--- Aim of the exercise ---
Give the count of lines in the entries that include "pending", and write nothing besides it.

--- Given data ---
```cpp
static int be_init(be_state *b, int device, int wave_workgroups)
{
    int n = 0;
    if (hipGetDeviceCount(&n) != hipSuccess || n <= 0) { gie_set_err("no HIP device visible (libgie_hip.so needs an AMD GPU; there is no CPU fallback)"); return 1; }
    if (device < 0 || device >= n) { gie_set_err("bad device_id"); return 1; }
    b->device = device;
    if (hipSetDevice(device) != hipSuccess) { gie_set_err("hipSetDevice failed"); return 1; }
    { hipDeviceProp_t pr; b->num_cu = (hipGetDeviceProperties(&pr, device) == hipSuccess && pr.multiProcessorCount > 0) ? pr.multiProcessorCount : 64; }
    b->cu_total = b->num_cu;
    b->num_cu = b->num_cu >= 64 ? b->num_cu / 2 : b->num_cu;
    if (wave_workgroups > 0) b->num_cu = wave_workgroups < b->cu_total ? wave_workgroups : b->cu_total;
    {
        int per_cu = 0, per_cu_c = 0;
        hipError_t oe = hipOccupancyMaxActiveBlocksPerMultiprocessor(&per_cu, reinterpret_cast<const void *>(&k_waves_ab), GIE_WAVE_THREADS, 0);
        if (oe == hipSuccess) oe = hipOccupancyMaxActiveBlocksPerMultiprocessor(&per_cu_c, reinterpret_cast<const void *>(&k_waves_c), GIE_WAVE_THREADS, 0);
        if (per_cu_c < per_cu) per_cu = per_cu_c;
        if (oe != hipSuccess || per_cu < 1) {
            gie_set_err(std::string("the wavefront kernels cannot be resident on this device (occupancy query: ") + hipGetErrorString(oe) + ", " + std::to_string(per_cu) + " workgroups per compute unit)");
            (void)hipGetLastError();
            return 1;
        }
        if (b->num_cu > per_cu * b->cu_total) b->num_cu = per_cu * b->cu_total;
    }
    if (hipStreamCreateWithFlags(&b->stream, hipStreamNonBlocking) != hipSuccess) { gie_set_err("hipStreamCreate failed"); return 1; }
    for (int i = 0; i < GIE_NEV; i++) { GIE_HIP_OK(hipEventCreate(&b->ev[i])); b->ev_set[i] = 0; }
    b->scan_tmp = nullptr; b->scan_bytes = 0; b->arena = nullptr; b->side_on = 0; b->side_busy = 0;
    for (int i = 0; i < 2; i++) GIE_HIP_OK(hipEventCreateWithFlags(&b->copy_ev[i], hipEventDisableTiming));
    b->prof_on = 0; b->cur_id = -1; b->pool = new std::vector<hipEvent_t>(); b->pending = new std::vector<int>(); b->pool_used = 0;
    for (int i = 0; i < 32; i++) { b->acc_ms[i] = 0; b->acc_n[i] = 0; }
    {
        std::lock_guard<std::mutex> lock(g_waves_mutex);
        if (++g_live_mappers[device & 63] == 2) (void)hipDeviceSynchronize();
    }
    return 0;
}
static void be_fini(be_state *b)
{
    { std::lock_guard<std::mutex> lock(g_waves_mutex); g_live_mappers[b->device & 63]--; }
    if (b->scan_tmp) (void)hipFree(b->scan_tmp);
    for (hipEvent_t e : *b->pool) (void)hipEventDestroy(e);
    delete b->pool; delete b->pending;
    for (int i = 0; i < GIE_NEV; i++) (void)hipEventDestroy(b->ev[i]);
    for (int i = 0; i < 2; i++) (void)hipEventDestroy(b->copy_ev[i]);
    (void)hipStreamDestroy(b->stream);
    if (b->side_on) { (void)hipStreamSynchronize(b->side); (void)hipEventDestroy(b->side_ready); (void)hipEventDestroy(b->side_done); (void)hipStreamDestroy(b->side); }
    if (b->arena) { be_arena *a = (be_arena *)b->arena; if (a->base) (void)hipFree(a->base); delete a; b->arena = nullptr; }
}
static be_arena *be_arena_of(be_state *b)
{
#if !defined(GIE_TEST_HOOKS)
    (void)b; return nullptr;
#else
    static const char *e = getenv("GIE_ARENA_MB");
    if (!e || atoll(e) <= 0) return nullptr;
    if (!b->arena) {
        be_arena *a = new be_arena();
        a->size = (size_t)atoll(e) << 20; a->top = 0; a->k = 0; a->base = nullptr;
        if (const char *sk = getenv("GIE_ARENA_SKEW")) { std::string t(sk); size_t i = 0; while (i < t.size()) { size_t j = t.find(',', i); if (j == std::string::npos) j = t.size(); a->skew.push_back(atoll(t.substr(i, j - i).c_str())); i = j + 1; } }
        if (hipMalloc((void **)&a->base, a->size) != hipSuccess) { a->base = nullptr; a->size = 0; }
        b->arena = a;
    }
    return (be_arena *)b->arena;
#endif
}
static void *be_alloc(be_state *b, size_t bytes, bool zero)
{
    void *p = nullptr;
    (void)hipSetDevice(b->device);
    be_arena *a = bytes >= ((size_t)64 << 20) ? be_arena_of(b) : nullptr;
    if (a && a->base) {
        const size_t sk = (size_t)((a->k < (int)a->skew.size() ? a->skew[a->k] : 0) << 20);
        const size_t at = ((a->top + ((size_t)2 << 20) - 1) & ~(((size_t)2 << 20) - 1)) + sk;
        if (at + bytes <= a->size) { p = a->base + at; a->top = at + bytes; a->k++; }
    }
    if (!p && hipMalloc(&p, bytes ? bytes : 1) != hipSuccess) return nullptr;
    if (zero) GIE_HIP_OK(hipMemsetAsync(p, 0, bytes, b->stream));
    return p;
}
static void be_free(be_state *b, void *p)
{
    (void)hipStreamSynchronize(b->stream);
    be_arena *a = (be_arena *)b->arena;
    if (a && a->base && (char *)p >= a->base && (char *)p < a->base + a->size) return;
    (void)hipFree(p);
}
static void be_memset(be_state *b, void *p, int v, size_t bytes) { GIE_HIP_OK(hipMemsetAsync(p, v, bytes, b->stream)); }
static void be_h2d(be_state *b, void *d, const void *h, size_t bytes)
{
    GIE_HIP_OK(hipMemcpyAsync(d, h, bytes, hipMemcpyHostToDevice, b->stream));
    GIE_HIP_OK(hipStreamSynchronize(b->stream));
}
static void be_d2h(be_state *b, void *h, const void *d, size_t bytes)
// ... 205 lines not shown
}
static int be_edt_z_stream(be_state *b, const gie_ctx &c, int full);
static void be_edt_z_rest(be_state *b, const gie_ctx &c, int full, int zs)
{
    if (zs == 2) gie_launch_edt_dim(b, c, c.X, false, full, 0, true);
    gie_launch_edt_dim(b, c, c.Z, true, full);
}
static void be_edt_z(be_state *b, const gie_ctx &c, int full) { be_edt_z_rest(b, c, full, be_edt_z_stream(b, c, full) ? be_zs_mode(c) : 0); }
#define GIE_VOXA_MULT 32
template <bool STAGED, class F> static void be_vox_list(be_state *b, const gie_ctx &c, const F &f, const int32_t *list, int count_idx, int always_list)
{
    GIE_LAUNCH(b, (k_voxa<F, STAGED>), dim3(b->cu_total * GIE_VOXA_MULT), dim3(256), 0, c, f, list, count_idx, always_list);
}
#define GIE_MARKC_MULT 64
#define GIE_MARKC_LAZY_MULT 40
static void be_markc(be_state *b, const gie_ctx &c, const int32_t *list)
{
    const dim3 g(b->cu_total * ((c.coc_defer && c.lazy_ok) ? GIE_MARKC_LAZY_MULT : GIE_MARKC_MULT)), t(256);
    GIE_LAUNCH(b, k_markc, g, t, 0, c, list);
}
static float be_place_probe(be_state *b, const gie_ctx &c, int reps, int streams = 15)
{
    const long long ntile = (long long)c.tfd[0] * c.tfd[1] * c.tfd[2];
    const int nslot = (int)(ntile < c.max_blocks ? ntile : c.max_blocks);
    hipEvent_t e0, e1;
    if (hipEventCreate(&e0) != hipSuccess || hipEventCreate(&e1) != hipSuccess) return -1.f;
    std::vector<float> ms;
    hipLaunchKernelGGL(k_place_probe, dim3(b->cu_total * GIE_MARKC_MULT), dim3(256), 0, b->stream, c, nslot, streams);
    for (int r = 0; r < reps; r++) {
        (void)hipEventRecord(e0, b->stream);
        hipLaunchKernelGGL(k_place_probe, dim3(b->cu_total * GIE_MARKC_MULT), dim3(256), 0, b->stream, c, nslot, streams);
        (void)hipEventRecord(e1, b->stream);
        (void)hipEventSynchronize(e1);
        float t = 0.f; (void)hipEventElapsedTime(&t, e0, e1); ms.push_back(t);
    }
    (void)hipEventDestroy(e0); (void)hipEventDestroy(e1);
    std::sort(ms.begin(), ms.end());
    GIE_HIP_OK(hipMemsetAsync(c.pair, 0, (size_t)c.N * sizeof(uint64_t), b->stream));
    return ms.empty() ? -1.f : ms[ms.size() / 2];
}
#define GIE_ROWS_MULT 32
static void be_fuse(be_state *b, const gie_ctx &c, const int32_t *list)
{
    if (c.pntcld_mode) GIE_LAUNCH(b, k_fuse_rows<true>, dim3(b->cu_total * GIE_ROWS_MULT), dim3(256), 0, c, op_fuse(), list);
    else GIE_LAUNCH(b, k_fuse_rows<false>, dim3(b->cu_total * GIE_ROWS_MULT), dim3(256), 0, c, op_fuse(), list);
}
static void be_frontier_tiles(be_state *b, const gie_ctx &c, const int32_t *known, int known_idx, const int32_t *list, int count_idx)
{
    gie_face_patches fp;
    const int da[6] = { c.Y, c.Y, c.X, c.X, c.X, c.X }, db[6] = { c.Z, c.Z, c.Z, c.Z, c.Y, c.Y };
    fp.off[0] = 0;
    for (int f = 0; f < 6; f++) { fp.na[f] = (da[f] + 7) / 8; fp.off[f + 1] = fp.off[f] + fp.na[f] * ((db[f] + 7) / 8); }
    const long long ntile = (long long)c.tfd[0] * c.tfd[1] * c.tfd[2];
    int nsum = (int)((ntile + 64 * GIE_FF_WAVES - 1) / (64 * GIE_FF_WAVES));
    if (nsum > 2 * b->cu_total) nsum = 2 * b->cu_total;
    const int nface = (fp.off[6] + GIE_FF_WAVES - 1) / GIE_FF_WAVES;
    GIE_LAUNCH(b, k_frontier_faces, dim3(nsum + nface), dim3(64 * GIE_FF_WAVES), 0, c, fp, known, known_idx, nsum);
    static int mult = 0;
    if (mult <= 0) {
        if (hipOccupancyMaxActiveBlocksPerMultiprocessor(&mult, reinterpret_cast<const void *>(&k_frontier_tiles), 64 * GIE_FR_WAVES, 0) != hipSuccess || mult < 1) mult = 2;
    }
    GIE_LAUNCH(b, k_frontier_tiles, dim3(b->cu_total * mult), dim3(64 * GIE_FR_WAVES), 0, c, list, count_idx);
}
static void be_edt_z_direct(be_state *b, const gie_ctx &c)
{
    GIE_LAUNCH(b, k_edt_z_direct, dim3(b->cu_total * 16), dim3(256), 0, c);
}
#define GIE_ZSTREAM_WAVES 8
static int be_edt_z_stream(be_state *b, const gie_ctx &c, int full)
{
    const int zs = be_zs_mode(c);
    if (!zs) return 0;
    const int nxr = (c.X + 63) / 64;
    const long long want = (long long)b->cu_total * 4 * GIE_ZSTREAM_WAVES;
    int nseg = (int)((want + (long long)nxr * c.Y - 1) / ((long long)nxr * c.Y));
    const int maxseg = c.Z / 64 > 0 ? c.Z / 64 : 1;
    if (nseg > maxseg) nseg = maxseg; if (nseg < 1) nseg = 1;
    int seg_len = ((c.Z + nseg - 1) / nseg + 31) & ~31;
    nseg = (c.Z + seg_len - 1) / seg_len;
    const long long waves = (long long)nxr * nseg * c.Y;
    long long grid = (waves + 3) / 4;
    const long long cap = (long long)b->cu_total * 8 * 4;
    if (grid > cap) grid = cap;
    if (!full && grid < (long long)b->cu_total * 16) grid = (long long)b->cu_total * 16;
    if (zs == 2) GIE_LAUNCH(b, k_edt_z_stream<true>, dim3((unsigned)grid), dim3(256), 0, c, full, nseg, seg_len, zs);
    else GIE_LAUNCH(b, k_edt_z_stream<false>, dim3((unsigned)grid), dim3(256), 0, c, full, nseg, seg_len, zs);
    return 1;
}
static void be_tile_oldskip(be_state *b, const gie_ctx &c, const int pupvt[3])
{
    const int ntile = c.tfd[0] * c.tfd[1] * c.tfd[2];
    int32_t *const count = &c.cnt[GIE_CNT_STATE1];
    GIE_LAUNCH(b, k_tile_oldskip, dim3((ntile + 255) / 256), dim3(256), 0, c, ntile, c.wc_list[0], count);
    if (c.catchup_fast) GIE_LAUNCH(b, k_coc_catchup_new, dim3(b->cu_total * 8), dim3(256), 0, c, pupvt[0], pupvt[1], pupvt[2], c.wc_list[0], count);
}
static void be_pair_materialise(be_state *b, const gie_ctx &c, int stay)
{
    const int ntile = c.tfd[0] * c.tfd[1] * c.tfd[2];
    int32_t *const count = &c.cnt[GIE_CNT_STATE2];
    GIE_LAUNCH(b, k_pair_lazy_list, dim3((ntile + 255) / 256), dim3(256), 0, c, ntile, stay, c.wc_list[1], count);
    GIE_LAUNCH(b, k_pair_lazy_run, dim3(b->cu_total * 8), dim3(256), 0, c, c.wc_list[1], count);
}
static void be_coc_catchup(be_state *b, const gie_ctx &c, const gie_catchup &p)
{
    const int ntile = c.tfd[0] * c.tfd[1] * c.tfd[2];
    int32_t *const count = &c.cnt[GIE_CNT_STATE1];
    GIE_HIP_OK(hipMemsetAsync(count, 0, sizeof(int32_t), b->stream));
    GIE_LAUNCH(b, k_coc_catchup_list, dim3((ntile + 255) / 256), dim3(256), 0, c, p, ntile, c.wc_list[0], count);
    GIE_LAUNCH(b, k_coc_catchup_run, dim3(b->cu_total * 4), dim3(256), 0, c, p, c.wc_list[0], count);
}
static void be_edt_prep(be_state *b, const gie_ctx &c)
{
    const int ncol = c.tfd[0] * c.tfd[1];
    GIE_LAUNCH(b, k_edt_prep, dim3((ncol + GIE_PREP_WAVES - 1) / GIE_PREP_WAVES), dim3(64 * GIE_PREP_WAVES), 0, c, ncol);
}
// ... 63 lines not shown
```

gie-mapping_amd/csrc/gie_kernels.hip.h:

```cpp
#ifndef GIE_KERNELS_HIP_H
#define GIE_KERNELS_HIP_H

#include <hip/hip_runtime.h>
#include "gie_functors.h"
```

--- Worked solution ---
2